Our consumer price inflation is much lower than NZ’s, as well as that in the US, Europe and the UK.
And unlike those countries and China, Producer Price Inflation (a measure of the cost pressures industries from miners to retailers face) in Australia rose an annual 4.9% in the March quarter against the 5.1% rise in the CPI (annual).
China’s PPI was an annual reading of 8.3% – the CPI was 1.5%. The US CPI was 8.5%, the PPI was 11.2% on a final demand basis (as are all the other readings. The UK CPI was up 7.1% in March, 2022, the PPI rose 11.9%.

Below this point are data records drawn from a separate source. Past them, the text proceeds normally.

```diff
@@ -14,3 +20,11 @@
   return G::run(d_a, lda, stride_a, d_b, ldb, stride_b, d_bias, relu, d_out, ldd, stride_d, M, N, K,
                 batch, d_ws, ws_bytes, (cudaStream_t)stream);
 }
+
+extern "C" int rtf_dense_gemm_nn_relu_bits(const float* d_a, int64_t lda, const float* d_b, int64_t ldb,
+                                           const float* d_bias, float* d_out, int64_t ldd, void* d_bits,
+                                           int M, int N, int K, void* d_ws, size_t ws_bytes,
+                                           void* stream) {
+  return GBits::run(d_a, lda, 0, d_b, ldb, 0, d_bias, 1, d_out, ldd, 0, M, N, K, 1, d_ws, ws_bytes,
+                    (cudaStream_t)stream, d_bits);
+}
diff --git a/recommend-tf2.0_b200/csrc/dense_gemm_nt.cu b/recommend-tf2.0_b200/csrc/dense_gemm_nt.cu
--- a/recommend-tf2.0_b200/csrc/dense_gemm_nt.cu
+++ b/recommend-tf2.0_b200/csrc/dense_gemm_nt.cu
@@ -1,6 +1,12 @@
 #include "dense_gemm.cuh"
 
 using G = rtf_gemm::FastF32Gemm<rtf_gemm::RowMajor, rtf_gemm::ColumnMajor, RTF_GEMM_BANDS>;
+using GMask = rtf_gemm::FastF32Gemm<rtf_gemm::RowMajor, rtf_gemm::ColumnMajor, RTF_GEMM_BANDS,
+                                    cute::Shape<cute::_256, cute::_128, cute::_32>,
+                                    cute::Shape<cute::_2, cute::_1, cute::_1>,
+                                    cutlass::gemm::KernelTmaWarpSpecialized2SmFastFP32SmemSm100,
+                                    cutlass::epilogue::TmaWarpSpecialized2Sm, void, 2, void,
+                                    rtf_gemm::MaskBits>;
 
 extern "C" int rtf_dense_gemm_nt_workspace(int M, int N, int K, int batch, size_t* bytes) {
   if (!bytes) return RTF_E_ARG;
@@ -14,3 +20,10 @@
   return G::run(d_a, lda, stride_a, d_b, ldb, stride_b, d_bias, relu, d_out, ldd, stride_d, M, N, K,
                 batch, d_ws, ws_bytes, (cudaStream_t)stream);
 }
+
+extern "C" int rtf_dense_gemm_nt_mask(const float* d_a, int64_t lda, const float* d_b, int64_t ldb,
+                                      const void* d_bits, float* d_out, int64_t ldd, int M, int N, int K,
+                                      void* d_ws, size_t ws_bytes, void* stream) {
+  return GMask::run(d_a, lda, 0, d_b, ldb, 0, nullptr, 0, d_out, ldd, 0, M, N, K, 1, d_ws, ws_bytes,
+                    (cudaStream_t)stream, const_cast<void*>(d_bits));
+}
diff --git a/recommend-tf2.0_b200/csrc/dense_head.cu b/recommend-tf2.0_b200/csrc/dense_head.cu
--- /dev/null
+++ b/recommend-tf2.0_b200/csrc/dense_head.cu
@@ -0,0 +1,52 @@
+#include "rtf_common.cuh"
+
+namespace rtf {
+
+__global__ void __launch_bounds__(128)
+dense_head_gx_stage1(const float* __restrict__ dlogit, const float* __restrict__ w,
+                     const uint8_t* __restrict__ bits, long long B, int C, int lx, int rb,
+                     float* __restrict__ gx, float* __restrict__ partial) {
+  const int tx = threadIdx.x % lx, ty = threadIdx.x / lx, ny = 128 / lx;
+  const int c4 = (blockIdx.x * lx + tx) * 4;
+  if (c4 >= C) return;
+  const int sub = rb / ny;
+  const long long b0 = (long long)blockIdx.y * rb + (long long)ty * sub;
+  const long long b1 = min(b0 + sub, B);
+  const float4 wv = *reinterpret_cast<const float4*>(w + c4);
+  float4 acc = make_float4(0.f, 0.f, 0.f, 0.f);
+  for (long long b = b0; b < b1; ++b) {
+    const float d = dlogit[b];
+    const unsigned m = (unsigned)bits[(b * C + c4) >> 3] >> (c4 & 7);
+    const float4 g = make_float4((m & 1u) ? __fmul_rn(d, wv.x) : 0.f, (m & 2u) ? __fmul_rn(d, wv.y) : 0.f,
+                                 (m & 4u) ? __fmul_rn(d, wv.z) : 0.f, (m & 8u) ? __fmul_rn(d, wv.w) : 0.f);
+    *reinterpret_cast<float4*>(gx + b * C + c4) = g;
+    acc = f4_add(acc, g);
+  }
+  *reinterpret_cast<float4*>(partial + ((long long)blockIdx.y * ny + ty) * C + c4) = acc;
+}
+
+}
+
+using namespace rtf;
+
+extern "C" int rtf_dense_head_gx_workspace(int64_t B, int C, size_t* bytes) {
+  return rtf_relu_bwd_colsum_workspace(B, C, bytes);
+}
+
+extern "C" int rtf_dense_head_gx(const float* d_dlogit, const float* d_w, const void* d_bits, int64_t B,
+                                 int C, float* d_gx, float* d_db, void* d_ws, void* stream) {
+  if (B < 0 || C <= 0 || !d_w || !d_db) return RTF_E_ARG;
+  cudaStream_t st = (cudaStream_t)stream;
+  if (B == 0) return (int)cudaMemsetAsync(d_db, 0, (size_t)C * 4, st);
+  if (!d_dlogit || !d_bits || !d_gx || !d_ws) return RTF_E_ARG;
+  if (C % 8 || (uintptr_t)d_w % 16 || (uintptr_t)d_gx % 16 || (uintptr_t)d_ws % 16) return RTF_E_ALIGN;
+  const int rb = relu_bwd_rb(B);
+  const int nchunks = (int)((B + rb - 1) / rb);
+  const int lx = relu_bwd_lx(C), ny = 128 / lx;
+  dim3 g1((C / 4 + lx - 1) / lx, nchunks);
+  dense_head_gx_stage1<<<g1, 128, 0, st>>>(d_dlogit, d_w, (const uint8_t*)d_bits, B, C, lx, rb, d_gx,
+                                           (float*)d_ws);
+  relu_bwd_colsum_stage2_launch((const float*)d_ws, nchunks * ny, C, d_db, st);
+  RTF_CHECK_LAUNCH();
+  return 0;
+}
diff --git a/recommend-tf2.0_b200/csrc/rtf_common.cuh b/recommend-tf2.0_b200/csrc/rtf_common.cuh
--- a/recommend-tf2.0_b200/csrc/rtf_common.cuh
+++ b/recommend-tf2.0_b200/csrc/rtf_common.cuh
@@ -99,4 +99,9 @@
   return id;
 }
 
+int relu_bwd_rb(long long B);
+int relu_bwd_lx(int cols);
+void relu_bwd_colsum_stage2_launch(const float* partial, int nrows, int cols, float* out,
+                                   cudaStream_t st);
+
 }
```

On that comparison we do not have a problem with inflation – yes, we have higher prices, but our economy is as exposed to world trade and prices as those economies cited above, and yet our two main readings show a slower rate of growth in cost pressures, even with fuel costs (the main driver in most economies in the past year) up 35%.
Our home energy costs have risen much less steeply as those in the US, Europe and the UK. Europe and the UK (and China) had a gas and energy supply crisis and high prices from autumn 2021, Australia didn’t.
Australian electricity prices are starting to rise here because thermal coal prices have jumped especially after February 24 and the Russian invasion of Ukraine) while LNG (gas) prices rose in late 2021 on China’s power rationing crisis, eased and then bounced after the Russian invasion and start to a slow embargo on Russian oil and gas.
LNG prices have fallen by a third in the past few weeks ahead of the move to cut gas supplies to Poland and Bulgaria and the looming decision by the EU to start reduce the import of Russian oil and gas.